I’m trying to deploy a Singularity image (think: Docker but lighter and no root required) on our HPC cluster which uses CUDA. On the compute nodes CUDA 9.2 with driver 396.37 is installed but I’d like to use CUDA 10.x.
If I simply use the official CUDA docker images (nvidia/cuda-ppc64le:10.1-cudnn7-devel-ubuntu18.04) as a base and try to run a program compiled inside the container I get “CUDA driver version is insufficient for CUDA runtime version”
This is due CUDA 10.1 requiring driver >=418.39 so expected.
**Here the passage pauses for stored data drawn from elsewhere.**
template <int WT, int EPI, int NT>
static int launch_fast_gemm_t(b200_slice * s, const PackedW & W, const float * resid, int ldr, float * y, int ldy, int N, int out_rows) {
    TensorMapEncodeFn enc = tensor_map_encode();
    if (!enc) return fail(B200_ECUDA, "cuTensorMapEncodeTiled is not available from this driver");
    CUtensorMap map;
    const cuuint64_t dims[2] = {(cuuint64_t) W.K, (cuuint64_t) N};
    const cuuint64_t strides[1] = {(cuuint64_t) W.K * 2};
    const cuuint32_t box[2] = {64, (cuuint32_t) NT};
    const cuuint32_t estr[2] = {1, 1};
    CUresult cr = enc(&map, CU_TENSOR_MAP_DATA_TYPE_FLOAT16, 2, (void *) s->xh, dims, strides, box, estr, CU_TENSOR_MAP_INTERLEAVE_NONE,
                      CU_TENSOR_MAP_SWIZZLE_128B, CU_TENSOR_MAP_L2_PROMOTION_L2_256B, CU_TENSOR_MAP_FLOAT_OOB_FILL_NONE);
    if (cr != CUDA_SUCCESS) return fail(B200_ECUDA, "cuTensorMapEncodeTiled failed (%d) for K=%d N=%d", (int) cr, W.K, N);
    if (int rc = smem_attr<k_gemm_tc2<WT, EPI, NT>>(s, f2_smem(WT, NT))) return rc;
    FastGemm2Args a{}; a.W = W; a.resid = resid; a.ldr = ldr; a.y = y; a.ldy = ldy; a.N = N; a.out_rows = out_rows; a.tsilu = s->tsilu;
    const int groups = W.n_tiles * W.TR;
    return launch(s, k_gemm_tc2<WT, EPI, NT>, dim3((groups + 15) / 16, (N + NT - 1) / NT, 1), dim3(kF2Threads, 1, 1), f2_smem(WT, NT), a, map);
}

template <int EPI>
static int launch_fast_gemm(b200_slice * s, const PackedW & W, const float * resid, int ldr, float * y, int ldy, int N, int out_rows) {
    const int mtiles = (W.n_tiles * W.TR + 15) / 16;
    const bool wide = (long long) mtiles * ((N + 255) / 256) >= s->n_sm || N <= 128;
    if (W.wtype == kWT_Q4_0) return wide ? launch_fast_gemm_t<kWT_Q4_0, EPI, 256>(s, W, resid, ldr, y, ldy, N, out_rows)
                                         : launch_fast_gemm_t<kWT_Q4_0, EPI, 128>(s, W, resid, ldr, y, ldy, N, out_rows);
    return wide ? launch_fast_gemm_t<kWT_Q8_0, EPI, 256>(s, W, resid, ldr, y, ldy, N, out_rows)
                : launch_fast_gemm_t<kWT_Q8_0, EPI, 128>(s, W, resid, ldr, y, ldy, N, out_rows);
}

struct AttnSmem { int pf_rows; size_t plain, staged, lut, generic; };

static AttnSmem attn_smem(int n_ctx, int D) {
    AttnSmem m;
    const size_t sc = (size_t)((n_ctx + 3) & ~3) * 4 + (size_t)((n_ctx + 7) & ~7) * 2, sc16 = (sc + 15) & ~(size_t) 15;
    m.pf_rows = std::min(8 * ((n_ctx + 31) / 32), 128);
    m.plain = sc16 + 64;
    m.staged = sc16 + (size_t) 2 * m.pf_rows * kAttnRow + 32 * 64 + 64;
    m.lut = m.staged + 65536;
    m.generic = sc + (size_t) 4 * D * 8 * 4 + 64;
    return m;
}

static bool seg_tiled(const b200_slice * s, const b200_slice::Seg & g) {
    return s->D == 128 && s->use_tiled_attn && g.count > 1 && g.past + g.count <= kAttnTMax;
}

But https://docs.nvidia.com/deploy/cuda-compatibility/index.html describes that on can update all user mode CUDA stuff (runtime + driver) without updating the kernel mode stuff. https://docs.nvidia.com/cuda/cuda-c-best-practices-guide/index.html#flexible-upgrade-path does mention this too but does not explain HOW to actually do that.
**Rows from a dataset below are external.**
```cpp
__device__ __forceinline__ bool decode_block_raw(const Sched &s, uint32_t b, uint32_t &q, uint32_t &chunk);
__device__ __forceinline__ bool decode_block(const Sched &s, uint32_t b, uint32_t &q, uint32_t &chunk) {
	if (!decode_block_raw(s, b, q, chunk)) return false;
	return s.mode == 3 || q >= 64u || !((s.skip >> q) & 1ull);
}
__device__ __forceinline__ bool decode_block_raw(const Sched &s, uint32_t b, uint32_t &q, uint32_t &chunk) {
// ... 657 lines not shown
	p.min_level = 0; p.max_level = 0x7fffffff;
	p.dparam = (float *)dparam; p.out_half = false; p.assign = false;
	p.workspace = nullptr; p.workspace_bytes = 0; p.st = nullptr;
	p.forest = nullptr; p.fold = nullptr;
	return p;
}

int dparam_binned(const DparamPass &pass, bool &handled);
bool dparam_one_pass(uint32_t n_points);

bool pair_applies(const nr3d_lotd_meta_t *m);
uint32_t pair_direct_levels(const nr3d_lotd_meta_t *m, uint32_t n_points);
void pair_layout(const nr3d_lotd_meta_t *m, uint32_t n_chunk, uint64_t &rec_bytes, uint64_t &offs_bytes, uint64_t &plan_bytes,
                 uint64_t &part_bytes);
int pair_chunk(const DparamPass &p, DparamChunk &c);
uint64_t pair_fold_layout(const nr3d_lotd_meta_t *m, uint32_t n, int32_t max_level, uint32_t &gcols, uint32_t &zero_words,
                          uint32_t &slot_off);

}
}
```

### nr3d_lib_amd/csrc/lotd_pair.hip

```cpp
#include "lotd_device.h"
#include <stdlib.h>


namespace nr3d {
namespace lotd {

constexpr uint32_t kPEpbMax = 8192;
constexpr int kPAccThreads = 1024;
constexpr int kPLdsMax = 2 * (int)kPEpbMax;
constexpr int kPMaxLv = 32;
constexpr uint32_t kPMaxNb = 511;
typedef uint32_t u32x4 __attribute__((ext_vector_type(4)));

struct PairPlan {
	uint32_t qmap[kPMaxLv];
	uint32_t nb[kPMaxLv];
	uint32_t epb[kPMaxLv];
	uint32_t shift[kPMaxLv];
	uint32_t bucket_base[kPMaxLv + 1];
	uint32_t offs_base[kPMaxLv];
	uint32_t n_blk, n_pseudo;
	uint32_t cap;
	uint32_t lg;
	uint32_t sum_log2;
// ... 274 lines not shown
	__syncthreads();
	if (threadIdx.x == 0) {
		uint32_t m = 0;
#pragma unroll
		for (int k = 0; k < kPBP / 64; ++k) m = max(m, scan_lds[k]);
		if (m > __hip_atomic_load(gmax, __ATOMIC_RELAXED, __HIP_MEMORY_SCOPE_AGENT)) atomicMax(gmax, m);
	}
}

template <int kPBP, bool SECOND = false>
__global__ __launch_bounds__(kPBP, kPBP == 768 ? 6 : 8)  void k_pair_bin(PairPlan plan, const nr3d_lotd_meta_t *__restrict__ md, uint32_t n,
                                                   int32_t max_level, uint32_t smooth, const float *__restrict__ x,
                                                   const float *__restrict__ g, int64_t g_sn, int64_t g_se,
                                                   u32x4 *__restrict__ rec, uint32_t *__restrict__ offs_g,
                                                   uint32_t *__restrict__ gmax, DirectPlan dp, const float *__restrict__ vin_,
                                                   uint32_t quad_on) {
	constexpr uint32_t kPCap = (uint32_t)kPBP * 4u;
	extern __shared__ __attribute__((aligned(16))) uint32_t smem[];
	__shared__ uint32_t scan_lds[kPBP / 64];
	u32x4 *stage = reinterpret_cast<u32x4 *>(smem);
	uint32_t *hist = smem + (size_t)kPCap * 4;
	const uint32_t blk = blockIdx.x, ql = blockIdx.y;
	const uint32_t q = plan.qmap[ql], nb = plan.nb[ql];
	const uint32_t level = meta_level_of(md, q);
	const Lvl L = load_level(md, level);
	const uint32_t i = blk * kPBP + threadIdx.x;
	for (uint32_t b = threadIdx.x; b <= nb; b += kPBP) hist[b] = 0;
	__syncthreads();
	const bool active = (i < n) && ((int32_t)level <= max_level);
	float xp[3] = {0.0f, 0.0f, 0.0f}, vin[3] = {0.0f, 0.0f, 0.0f}, g0 = 0.0f, g1 = 0.0f;
	if (active) {
#pragma unroll
		for (int d = 0; d < 3; ++d) xp[d] = x[(size_t)i * 3 + d];
		g0 = g[(int64_t)i * g_sn + (int64_t)(q * 2) * g_se];
		g1 = g[(int64_t)i * g_sn + (int64_t)(q * 2 + 1) * g_se];
		if constexpr (SECOND) {
#pragma unroll
// ... 361 lines not shown
#pragma unroll
		for (int k = 0; k < kFlush; ++k) if (p[k]) pair_st(p[k], old[k] + v[k], half_out);
	}
}

template <bool FIX, bool SECOND = false>
__global__ __launch_bounds__(kPAccThreads, 8) void k_pair_direct(DirectPlan dp, const nr3d_lotd_meta_t *__restrict__ md, uint32_t n,
                                                                 int32_t max_level, uint32_t smooth, const float *__restrict__ x,
                                                                 const float *__restrict__ g, int64_t g_sn, int64_t g_se,
                                                                 const uint32_t *__restrict__ gmax, float *__restrict__ partial,
                                                                 const float *__restrict__ vin_, uint32_t plan_rows, PairPlan plan,
                                                                 const uint32_t *__restrict__ offs_g, uint32_t n_units,
                                                                 uint32_t *__restrict__ tot, uint32_t *__restrict__ rep,
                                                                 uint32_t *__restrict__ item_start, uint32_t *__restrict__ ticket,
                                                                 const uint32_t *__restrict__ slots, uint32_t n_slots,
                                                                 uint32_t *__restrict__ gmax_out, uint32_t empty_one) {
	extern __shared__ __attribute__((aligned(16))) unsigned long long acc_raw[];
	__shared__ uint32_t queue[kPAccThreads / 64][128];
	if (blockIdx.y >= gridDim.y - plan_rows) {
		const uint32_t bid = (blockIdx.y - (gridDim.y - plan_rows)) * gridDim.x + blockIdx.x, nblk = (plan.bucket_base[plan.n_pseudo] + 15u) / 16u;
		if (bid < nblk) pair_plan_block(plan, offs_g, n_units, tot, rep, item_start, ticket, bid, nblk, slots, n_slots, gmax_out, empty_one != 0u);
		return;
	}
	double *acc = reinterpret_cast<double *>(acc_raw);
	const uint32_t r = blockIdx.x, fb = blockIdx.y;
	uint32_t e = 0;
	while (e + 1 < dp.n && dp.bucket_base[e + 1] <= fb) ++e;
	const uint32_t b = fb - dp.bucket_base[e], q = dp.qmap[e];
	const uint32_t level = meta_level_of(md, q);
	const Lvl L = load_level(md, level);
	const uint32_t kPEpb = 1u << dp.lg, kPLds = 2u << dp.lg;
	PairFix fx = {1.0, 1.0, false};
	if constexpr (FIX) fx = slots ? pair_fix_bits(gmax_slots(slots, n_slots, &queue[0][0]), dp.sum_log2) : pair_fix(gmax, dp.sum_log2);
	const bool fix = FIX && fx.on;
	for (uint32_t t = threadIdx.x; t < kPLds; t += kPAccThreads) acc_raw[t] = 0ull;
	__syncthreads();
	if ((int32_t)level <= max_level) {
		const uint32_t p_lo = r * dp.pts_per_rep;
		auto process = [&](uint32_t i) {
			float xp[3];
#pragma unroll
			for (int d = 0; d < 3; ++d) xp[d] = x[(size_t)i * 3 + d];
			const float g0 = g[(int64_t)i * g_sn + (int64_t)(q * 2) * g_se], g1 = g[(int64_t)i * g_sn + (int64_t)(q * 2 + 1) * g_se];
			uint32_t hdr[4], bkt[4], cell[3];
			constexpr int kW = SECOND ? 3 : 0;
			float A[4][2], wp[SECOND ? 4 : 1], vin[3] = {0.0f, 0.0f, 0.0f};
			bool valid;
			if constexpr (SECOND) {
#pragma unroll
				for (int d = 0; d < 3; ++d) vin[d] = vin_[(size_t)i * 3 + d];
			}
			uint32_t qmask;
			float wy_unused;
			pair_records<SECOND>(L, dp.shift[e], dp.epb[e], dp.lg, xp, g0, g1, smooth != 0, hdr, bkt, A, wp, cell, dp.nb[e], valid, vin, qmask, wy_unused, false);
			float lo[4][2], hi[4][2];
#pragma unroll
			for (int m = 0; m < 4; ++m)
#pragma unroll
// ... 251 lines not shown
                 uint64_t &part_bytes) {
	PairPlan plan;
	uint64_t ow;
	pair_plan(m, n_chunk, 0, 0x7fffffff, plan, ow);
	const uint32_t NB = plan.bucket_base[plan.n_pseudo];
	rec_bytes = (uint64_t)plan.n_pseudo * plan.n_blk * plan.cap * 16;
	offs_bytes = ((ow * 4 + 255) / 256) * 256;
	plan_bytes = (((uint64_t)NB * 3 + 4) * 4 + 255) / 256 * 256;
	part_bytes = (uint64_t)(kPairUnits + NB + kDirectMaxWg) * (2u << plan.lg) * 4;
}

void launch_plan_items(uint32_t NB, uint32_t n_blk, uint32_t units, const uint32_t *tot, uint32_t *rep, uint32_t *item_start,
                       hipStream_t st);

constexpr uint32_t kFoldHead = 64;
uint64_t pair_fold_layout(const nr3d_lotd_meta_t *m, uint32_t n, int32_t max_level, uint32_t &gcols, uint32_t &zero_words,
                          uint32_t &slot_off) {
	gcols = zero_words = slot_off = 0;
	if (!opt::on(NR3D_OPT_PAIR_FOLD) || !m || !pair_applies(m) || n == 0 || max_level < 0 || !dparam_one_pass(n)) return 0;
	if (2u * m->n_pseudo_levels != m->n_encoded_dims) return 0;
	uint32_t nq = 0;
	while (nq < m->n_pseudo_levels && (int32_t)m->map_levels[nq] <= max_level) ++nq;
	for (uint32_t q = nq; q < m->n_pseudo_levels; ++q)
		if ((int32_t)m->map_levels[q] <= max_level) return 0;
	if (nq == 0) return 0;
	PairPlan pl;
	uint64_t ow;
	pair_plan(m, n, 0, max_level, pl, ow);
	gcols = 2u * nq;
	zero_words = kFoldHead + pl.bucket_base[pl.n_pseudo];
	slot_off = (zero_words + 63u) & ~63u;
	return (uint64_t)(slot_off + div_up(n, (uint32_t)kBlock)) * 4u;
}

int pair_chunk(const DparamPass &p, DparamChunk &c) {
	const nr3d_lotd_meta_t *meta = p.meta, *md = p.meta_dev;
	const uint32_t n = c.n, units = kPairUnits;
	const uint32_t out_flags = (p.out_half ? 1u : 0u) | (p.assign ? 2u : 0u);
	const int32_t min_level = p.min_level, max_level = p.max_level;
	const float *x = c.xc, *g = c.gc, *vin = p.second ? c.vc : nullptr;
	const int64_t g_sn = c.sn, g_se = c.se;
	uint32_t *offs = c.offs, *plan_buf = c.plan_buf, *fold = p.fold;
	float *dparam = p.dparam, *partial = c.partial;
	hipStream_t st = p.st;
	uint32_t f_gcols = 0, f_zero = 0, f_slot = 0;
	if (fold && (vin || min_level > 0 || pair_fold_layout(meta, n, max_level, f_gcols, f_zero, f_slot) == 0)) fold = nullptr;
	const uint32_t *slots = fold ? fold + f_slot : nullptr;
	const uint32_t n_slots = div_up(n, (uint32_t)kBlock);
	PairPlan pl;
	uint64_t ow;
	pair_plan(meta, n, min_level, max_level, pl, ow);
	if (pl.n_pseudo == 0) return 0;
	DirectPlan dp;
	dp.n = 0;
	const uint32_t NB_full = pl.bucket_base[pl.n_pseudo];
	{
		const uint64_t skip = pair_direct_plan(pl, n, dp);
		if (skip) pair_plan(meta, n, min_level, max_level, pl, ow, skip);
	}
	uint32_t nb_max = 0;
	for (uint32_t q = 0; q < pl.n_pseudo; ++q) nb_max = nb_max > pl.nb[q] ? nb_max : pl.nb[q];
	const uint32_t NB = pl.bucket_base[pl.n_pseudo];
	uint32_t *tot = plan_buf, *rep = plan_buf + NB, *item_start = plan_buf + 2 * (size_t)NB;
	uint32_t *gmax = fold ? fold : plan_buf + 3 * (size_t)NB + 2;
	uint32_t *bticket = fold ? fold + kFoldHead : nullptr;
	const size_t bin_lds_max = (size_t)kPairBp * 4 * 16 + (size_t)(kPMaxNb + 2) * 8;
	static LdsOnce once_bin, once_acc;
	NR3D_TRY(NR3D_LDS_LIMIT(once_bin, c.dev, (int)bin_lds_max, k_pair_bin<kPairBp>, k_pair_bin<kPairBp, true>));
	NR3D_TRY(NR3D_LDS_LIMIT(once_acc, c.dev, kPLdsMax * 8, k_pair_direct<true>, k_pair_direct<false>, k_pair_direct<true, true>,
	                        k_pair_direct<false, true>, k_pair_accum<kPairUnroll, false>, k_pair_accum<kPairUnroll, true>));
	if (!fold) NR3D_HIP_CHECK(hipMemsetAsync(gmax, 0, 2 * sizeof(uint32_t), st));
	const size_t bin_lds = (size_t)kPairBp * 4 * 16 + (size_t)(nb_max + 1) * 4;
	const uint32_t quad_on = (!vin && pair_quad_enabled()) ? 1u : 0u;
#define NR3D_PAIR_BIN(BP) if (vin) NR3D_PAIR_BIN_(BP, true); else NR3D_PAIR_BIN_(BP, false)
#define NR3D_PAIR_BIN_(BP, SEC) hipLaunchKernelGGL((k_pair_bin<BP, SEC>), dim3(pl.n_blk, pl.n_pseudo), dim3(BP), bin_lds, st, pl, md, n, max_level, \
	meta->interpolation_type, x, g, g_sn, g_se, (u32x4 *)c.rec, offs, fold ? nullptr : gmax, dp, vin, quad_on)
	{
		prof::Scope ps(NR3D_PROF_LOTD_BIN, st);
		NR3D_PAIR_BIN(kPairBp);
	}
#undef NR3D_PAIR_BIN
#undef NR3D_PAIR_BIN_
	float *dpart = partial + (size_t)(units + NB_full) * (2u << pl.lg);
	const uint32_t nbk_direct = dp.n ? dp.bucket_base[dp.n] : 0u;
	const bool plan_in_direct = fold && dp.n && pl.n_pseudo;
	const uint32_t plan_rows = plan_in_direct ? div_up(div_up(NB, 16u), dp.R) : 0u;
	const uint32_t empty_one = (fold && (out_flags & 2u)) ? 1u : 0u;
	if (dp.n) {
		prof::Scope ps(NR3D_PROF_LOTD_DIRECT, st);
		auto direct = [&](auto kern) {
			hipLaunchKernelGGL(kern, dim3(dp.R, nbk_direct + plan_rows), dim3(kPAccThreads), (size_t)(16u << pl.lg), st, dp, md, n, max_level,
			                   meta->interpolation_type, x, g, g_sn, g_se, gmax, dpart, vin, plan_rows, pl, offs, units, tot, rep, item_start,
			                   gmax + 1, slots, n_slots, fold, empty_one);
		};
		if (vin) { if (pair_fixed()) direct(k_pair_direct<true, true>); else direct(k_pair_direct<false, true>); }
		else     { if (pair_fixed()) direct(k_pair_direct<true, false>); else direct(k_pair_direct<false, false>); }
	}
	if (pl.n_pseudo == 0) {
		if (dp.n)
			hipLaunchKernelGGL(k_pair_direct_reduce, dim3(nbk_direct, (2u << pl.lg) / kPAccThreads), dim3(kPAccThreads), 0, st, dp, md, dpart,
			                   dparam, out_flags);
		NR3D_LAUNCH_CHECK();
		return 0;
	}
	if (!plan_in_direct)
		hipLaunchKernelGGL(k_pair_plan, dim3(div_up(NB, 16)), dim3(1024), 0, st, pl, offs, units, tot, rep, item_start, gmax + 1, slots, n_slots,
		                   fold, empty_one);
	const uint32_t n_dred = fold ? nbk_direct * ((2u << pl.lg) / kPAccThreads) : 0u;
// ... 17 lines not shown
```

From the first link I tried
sudo apt-get install cuda-compat-10.0 in the container and added
export LD_LIBRARY_PATH="/usr/local/cuda-10.0/compat:$LD_LIBRARY_PATH" (checked the path for correctness). But this still does not work: Same error running a program and
nvidia-smi reports the old driver version.
If I check my application with
ldd I don’t see any mentioning of
libcuda.so* so the runtime seems to choose the driver differently.
What is required to use the newer driver version without a kernel update?